The training script from the previous section stores checkpoints as .pt files within the designated logging directory. These checkpoint files will follow naming patterns such as ema_0.9999_200000.pt or model200000.pt. For improved sampling results, it's advised to sample from the Exponential Moving Average (EMA) models.

Before sampling, set SAMPLE_FLAGS to specify the number of samples --num_samples, batch size --batch_size, and the path to the model --model_path. For example:

SAMPLE_FLAGS="--num_samples 179200 --batch_size 64 --model_path ema_0.9999_250000.pt"

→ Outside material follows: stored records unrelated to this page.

+template <int W>
+__device__ __forceinline__ void adm_load_exon(const DeviceBatch& d, AdmIn<W>& I) {
+    const uint4* ep = reinterpret_cast<const uint4*>(d.exons_a + I.xr.exon);
+    const uint4 q0 = ep[0], q1 = ep[1], q2 = ep[2], q3 = ep[3];
+    I.e.step_off = q0.x; I.e.n_steps = q0.y; I.e.unit_steps = q0.z; I.e.sso0 = q0.w;
+    I.e.sso1 = q1.x; I.e.first_key_lo = q1.y; I.e.range = q1.z; I.e.tr0 = q1.w;
+    I.e.f0 = q2.x; I.e.sl_f_lo = q2.y; I.e.sl_f_hi = q2.z; I.e.flags = q2.w;
+    I.e.adm_off = q3.x; I.e.read0 = q3.y; I.e.wlen_min = q3.z; I.e.vbase = q3.w;
+}
+template <int W>
+__device__ __forceinline__ void adm_load_step(const DeviceBatch& d, AdmIn<W>& I, uint32_t si) {
+    const uint32_t* sp = reinterpret_cast<const uint32_t*>(d.steps + si);
+    I.s_sso = sp[0]; I.s_col_hi = sp[2]; I.s_w4 = sp[4]; I.s_w5 = sp[5];
+    I.nc = d.step_ncols[si];
+}
+template <int W>
+__device__ __forceinline__ bool adm_eval_step(AdmIn<W>& I, uint32_t si) {
+    const uint32_t s_wlen = (I.s_w4 >> 16) & 0xFFu, s_nadd = I.s_w5 & 0xFFu;
+    const uint32_t tlo = I.s_col_hi - I.nc, thi = I.s_col_hi - s_nadd;
+    uint32_t flo = tlo, fhi = thi;
+    if (I.rev) { flo = I.e.f0 - (thi - 1 - I.e.tr0); fhi = I.e.f0 - (tlo - I.e.tr0) + 1; }
+    if (thi <= tlo) flo = fhi = 0;
+    const bool encloses = !(I.end < I.s_sso + s_wlen) & !(I.start > I.s_sso);
+    const bool clean = !mask_hits<W>(I.dirty, flo, fhi, I.rvl);
+    const bool ok = encloses & clean;
+    I.out.ord = ok ? si : I.out.ord;
+    I.out.seen_lo = ok ? tlo : I.out.seen_lo;
+    return ok;
+}
+template <int W>
+__device__ __forceinline__ void adm_first_step(const DeviceBatch& d, AdmIn<W>& I) {
+    const ExonA& e = I.e;
+    I.rev = (e.flags & 1u) != 0;
+#pragma unroll
+    for (int w = 0; w < W; w++) I.dirty[w] |= I.sup[w] & bit_range(e.sl_f_lo, e.sl_f_hi, I.rvl + 64u * w);
+    I.out.ord = 0xFFFFFFFFu; I.out.seen_lo = 0;
+    I.go = false; I.t = 0;
+    const uint32_t start = I.start;
+    if (!I.rev) {
+        if (start >= e.first_key_lo && start <= e.sso0) {
+            I.go = true;
+        } else if (start > e.sso0 && e.n_steps > 1 && start >= e.sso1) {
+            uint32_t t = 1 + (start - e.sso1);
+            if (t < e.unit_steps) { I.go = true; I.t = t; }
+            else if (t < e.n_steps) {
+                uint32_t s_t = d.steps[e.step_off + t].sso;
+                while (s_t > start && t > 1) s_t = d.steps[e.step_off + --t].sso;
+                while (s_t < start && t + 1 < e.n_steps) s_t = d.steps[e.step_off + ++t].sso;
+                if (s_t == start) { I.go = true; I.t = t; }
+            }
+        }
+    } else {
+        const uint32_t top = start + e.range;
+        uint32_t t = e.sso0 > top ? e.sso0 - top : 0;
+        if (t >= e.unit_steps) {
+            if (t >= e.n_steps) t = e.n_steps - 1;
+            while (t > 0 && d.steps[e.step_off + t - 1].sso <= top) t--;
+            while (t < e.n_steps && d.steps[e.step_off + t].sso > top) t++;
+        }
+        if (t < e.unit_steps) {
+            const uint32_t need = e.sso0 + e.wlen_min > I.end ? e.sso0 + e.wlen_min - I.end : 0u;
+            t = max(t, min(need, e.unit_steps));
+        }
+        I.go = t < e.n_steps; I.t = I.go ? t : 0;
+    }
+}
+template <int W>
+__device__ __forceinline__ void adm_finish(const DeviceBatch& d, AdmIn<W>& I) {
+    const ExonA& e = I.e;
+    if (I.go) {
+        if (!I.rev) adm_eval_step<W>(I, e.step_off + I.t);
+        else {
+            uint32_t t = I.t;
+            for (;;) {
+                if (I.s_sso < I.start) break;
+                if (adm_eval_step<W>(I, e.step_off + t)) break;
+                if (++t >= e.n_steps) break;
+                adm_load_step<W>(d, I, e.step_off + t);
+            }
+        }
+    }
+    if (!I.on) return;
+    const uint32_t consumers = e.flags >> 8;
+    if (consumers & EW_WAVE) d.adm[I.entry] = I.out;
+    if constexpr (W == 1) {
+        if (d.lane_on && (consumers & EW_LANE)) {
+            uint32_t bad_from = 0xFFFFFFFFu;
+            if (I.out.ord != 0xFFFFFFFFu) {
+                const uint64_t dm = I.dirty[0];
+                if (!I.rev) {
+                    const uint32_t from = max(I.out.seen_lo, I.rvl), sh = from - I.rvl;
+                    const uint64_t m = sh < 64 ? dm >> sh : 0ull;
+                    if (m) bad_from = from + uint32_t(__builtin_ctzll(m));
+                } else {
+                    const uint32_t f_hi = e.f0 - (I.out.seen_lo - e.tr0);
+                    if (f_hi >= I.rvl) {
+                        const uint32_t rel = f_hi - I.rvl;
+                        const uint64_t m = rel >= 63 ? dm : (dm & ((2ull << rel) - 1ull));
+                        if (m) bad_from = e.tr0 + (e.f0 - (I.rvl + 63u - uint32_t(__builtin_clzll(m))));
+                    }
+                }
+            }
+            RowRecA a;
+            a.key = I.rev ? ~I.start : I.end;
+            a.ord = I.out.ord;
+            a.bad_from = bad_from;
+            a.rvl = I.rvl;
+            d.rr_a[I.entry] = a;
+            d.rr_sup[I.entry] = I.sup[0];
+        }
+    }
+}
+
+template <int W>
 __global__ __launch_bounds__(64) void k2a_admission_flat(DeviceBatch d) {
-    struct In {
-        bool on, rev, go;
-        uint32_t entry, t;
-        AdmMap xr;
-        ExonA e;
-        uint32_t start, end, rvl;
-        uint64_t sup[W], dirty[W];
-        uint32_t s_sso, s_col_hi, s_w4, s_w5, nc;
-        AdmEntry out;
-    };
     const uint32_t n_adm = uint32_t(d.n_adm);
-    auto load_entry = [&](In& I, uint32_t tile) __attribute__((always_inline)) {
-        const uint64_t entry = uint64_t(tile) * 64u + threadIdx.x;
-        I.on = entry < n_adm;
-        I.entry = I.on ? uint32_t(entry) : n_adm - 1u;
-        I.xr = d.adm_map[I.entry];
-    };
-    auto load_fields = [&](In& I) __attribute__((always_inline)) {
-        const uint4* ep = reinterpret_cast<const uint4*>(d.exons_a + I.xr.exon);
-        const uint4 q0 = ep[0], q1 = ep[1], q2 = ep[2], q3 = ep[3];
-        const uint32_t gi = I.xr.read;
-        I.start = d.r_pos[gi]; I.end = d.r_end[gi]; I.rvl = d.r_varlo[gi];
-#pragma unroll
-        for (int w = 0; w < W; w++) { I.sup[w] = d.r_sup[uint64_t(gi) * W + w]; I.dirty[w] = d.r_lq[uint64_t(gi) * W + w]; }
-        I.e.step_off = q0.x; I.e.n_steps = q0.y; I.e.unit_steps = q0.z; I.e.sso0 = q0.w;
-        I.e.sso1 = q1.x; I.e.first_key_lo = q1.y; I.e.range = q1.z; I.e.tr0 = q1.w;
-        I.e.f0 = q2.x; I.e.sl_f_lo = q2.y; I.e.sl_f_hi = q2.z; I.e.flags = q2.w;
-        I.e.adm_off = q3.x; I.e.read0 = q3.y; I.e.wlen_min = q3.z;
-    };
-    auto load_step = [&](In& I, uint32_t si) __attribute__((always_inline)) {
-        const uint32_t* sp = reinterpret_cast<const uint32_t*>(d.steps + si);
-        I.s_sso = sp[0]; I.s_col_hi = sp[2]; I.s_w4 = sp[4]; I.s_w5 = sp[5];
-        I.nc = d.step_ncols[si];
-    };
-    auto eval_step = [&](In& I, uint32_t si) __attribute__((always_inline)) -> bool {
-        const uint32_t s_wlen = (I.s_w4 >> 16) & 0xFFu, s_nadd = I.s_w5 & 0xFFu;
-        const uint32_t tlo = I.s_col_hi - I.nc, thi = I.s_col_hi - s_nadd;
-        uint32_t flo = tlo, fhi = thi;
-        if (I.rev) { flo = I.e.f0 - (thi - 1 - I.e.tr0); fhi = I.e.f0 - (tlo - I.e.tr0) + 1; }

Then, run the following command:

python scripts/turb_sample.py $SAMPLE_FLAGS $MODEL_FLAGS $DIFFUSION_FLAGS

After sampling with the above command, it will generate a file named samples_179200x2000x3.npz (for DM-3c as an example). You can use the following code to read and retrieve the generated velocities:

import h5py
import numpy as np

with h5py.File('datasets/Lagr_u3c_diffusion.h5', 'r') as h5f:
    rx0 = np.array(h5f.get('min'))
    rx1 = np.array(h5f.get('max'))

u3c = (np.load('samples_179200x2000x3.npz')['arr_0']+1)*(rx1-rx0)/2 + rx0

Just like for training, you can use multiple GPUs for sampling. Please note that the $MODEL_FLAGS and $DIFFUSION_FLAGS should be the same as those used in training.

In training the DM-1c and DM-3c models, we utilized four Nvidia A100 GPUs for periods of one and two days, respectively. Acknowledging that extensive computational demands could be a bottleneck for users, we have provided the checkpoints used in the paper, accessible via the following links: DM-1c and DM-3c.